Eight gunmen stormed inside the school and started firing indiscriminately with automatic weapons, entering the classrooms and main auditoriums, and setting off heavy explosives.
"I was told that my son's head was opened and later stitched… I could not look at him, it was unbearable for me. We lowered his wooden coffin with his uniform entirely soaked in blood and buried his motorbike keys along with him," Khan said. "The only thing we kept from his pocket was his pen."
'Short-lived' reconciliation process
Ajoon was speaking from her home in Peshawar, a sprawling gritty metropolis in the northwestern province of Khyber Pakhtunkhwa, bordering Afghanistan and where millions have been affected by the militant violence.
"We used to call Asfand 'Sonu' — his nickname — and he said my recognition is my real name. A week before the incident he said to me, 'Mama one day people will recognize me with my name Asfand' and I now realize he was right," Asfand's mother explained.
Since the Peshawar school attack, analysts believe the country's counterterrorism posture has significantly changed its trajectory to curb militancy through drastic measures and launching all over assaults against TTP in the past few years.

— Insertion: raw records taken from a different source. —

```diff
@@ -199,7 +222,7 @@
     static_assert(alignof(StepArgs) == 8, "kernarg offset of StepArgs");
     const char __attribute__((address_space(4)))* ka = (const char __attribute__((address_space(4)))*)__builtin_amdgcn_kernarg_segment_ptr();
     if (MULTI) asm volatile("" : "+s"(ka));
-    auto& p = [&]() -> decltype(auto) { if constexpr (MULTI) return (*reinterpret_cast<StepArgsK*>(ka + 64)); else return (p_); }();
+    auto& p = [&]() -> decltype(auto) { if constexpr (MULTI) return (*reinterpret_cast<StepArgsK*>(ka + STEP_ARGS_OFFSET)); else return (p_); }();
     const int tid = tid_k, lane = tid, a = tid & (G - 1);
     const int gl = tid & ~(G - 1);
     const int team = (a < n) ? 0 : 1;
@@ -216,7 +239,7 @@
         double dirf = 0.0;
         pool_first = *elem(bent_, pool0 + ix_t(lane));
         if (!(DIAG & 2u)) pc = __builtin_amdgcn_readfirstlane(*elem(bcnt_, ix_t(wblk)));
-        if constexpr (CONT) dirf = *elem(p.st.pdirf, gt);
+        if constexpr (CONT) { if (!MULTI) __builtin_amdgcn_sched_barrier(0); dirf = *elem(p.st.pdirf, gt); }
         if (!MULTI) load_inputs(0, rin);
         if (!MULTI) {
             asm volatile("" : "+s"(seed_t), "+s"(env_offset_t));
diff --git a/deep-rl-battlespace_amd/csrc/bsx_step_split.h b/deep-rl-battlespace_amd/csrc/bsx_step_split.h
--- a/deep-rl-battlespace_amd/csrc/bsx_step_split.h
+++ b/deep-rl-battlespace_amd/csrc/bsx_step_split.h
@@ -10,6 +10,7 @@
     static_assert(!CONT || (MANY == 0 && !LG), "continuous actions: the per-call form only");
     static_assert(!DRAW || MANY == 0, "the geometry wave's draw: the per-call form only");
     const StepArgs& p = p_;
+    BSX_STEP_UNPACK_EK
     typedef typename std::conditional<OFF32, uint32_t, size_t>::type ix_t;
     typedef typename std::conditional<OFF32, int32_t, int64_t>::type ixs_t;
     constexpr bool NT_STATE = false;
```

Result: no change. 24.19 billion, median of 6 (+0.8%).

"Now any pardons given to TTP would have undermined those commitments, and the conducted peace talks will impact the overall counterterrorism narrative that the state claims to hold firm. The initiation of the reconciliation process with TTP was bound to be short-lived," Saman Rizwan, an Islamabad-based policy research analyst, told DW.
"Expecting the militant group to surrender its only legitimate tool of violence is an overstretch. The history of violence associated with TTP is enough to acknowledge the underlying motivations of the group," she said.
Still awaiting justice
The families of the children are still awaiting justice and their case has been pending in the Supreme Court.
Dost Muhammad, who lost his 14-year-old son Asad Aziz that December day, told DW: "I saw the news on the television and rushed to the school. Our case against the brutality is pending in the courts and our government is negotiating with them. They could not feel our pain and suffering."
"The tragedy was so terrifying that schools remained closed for nearly a month across the entire Khyber Pakhtunkhwa province. People were terrified and parents preferred to keep their children at home and even I was reluctant to send my children to the school," Muhammad recalled.
'He was a shining star - but he left us'
After the school attack, the most comprehensive military operation against the militant group was carried out, which significantly reduced their capacity to launch attacks in Pakistan.
"I miss my Asfand," said Ajoon. "Whenever I saw his cousins, class fellows and friends in the family functions. They are all grown-up men now. He was a shining star and brilliant student but he left us."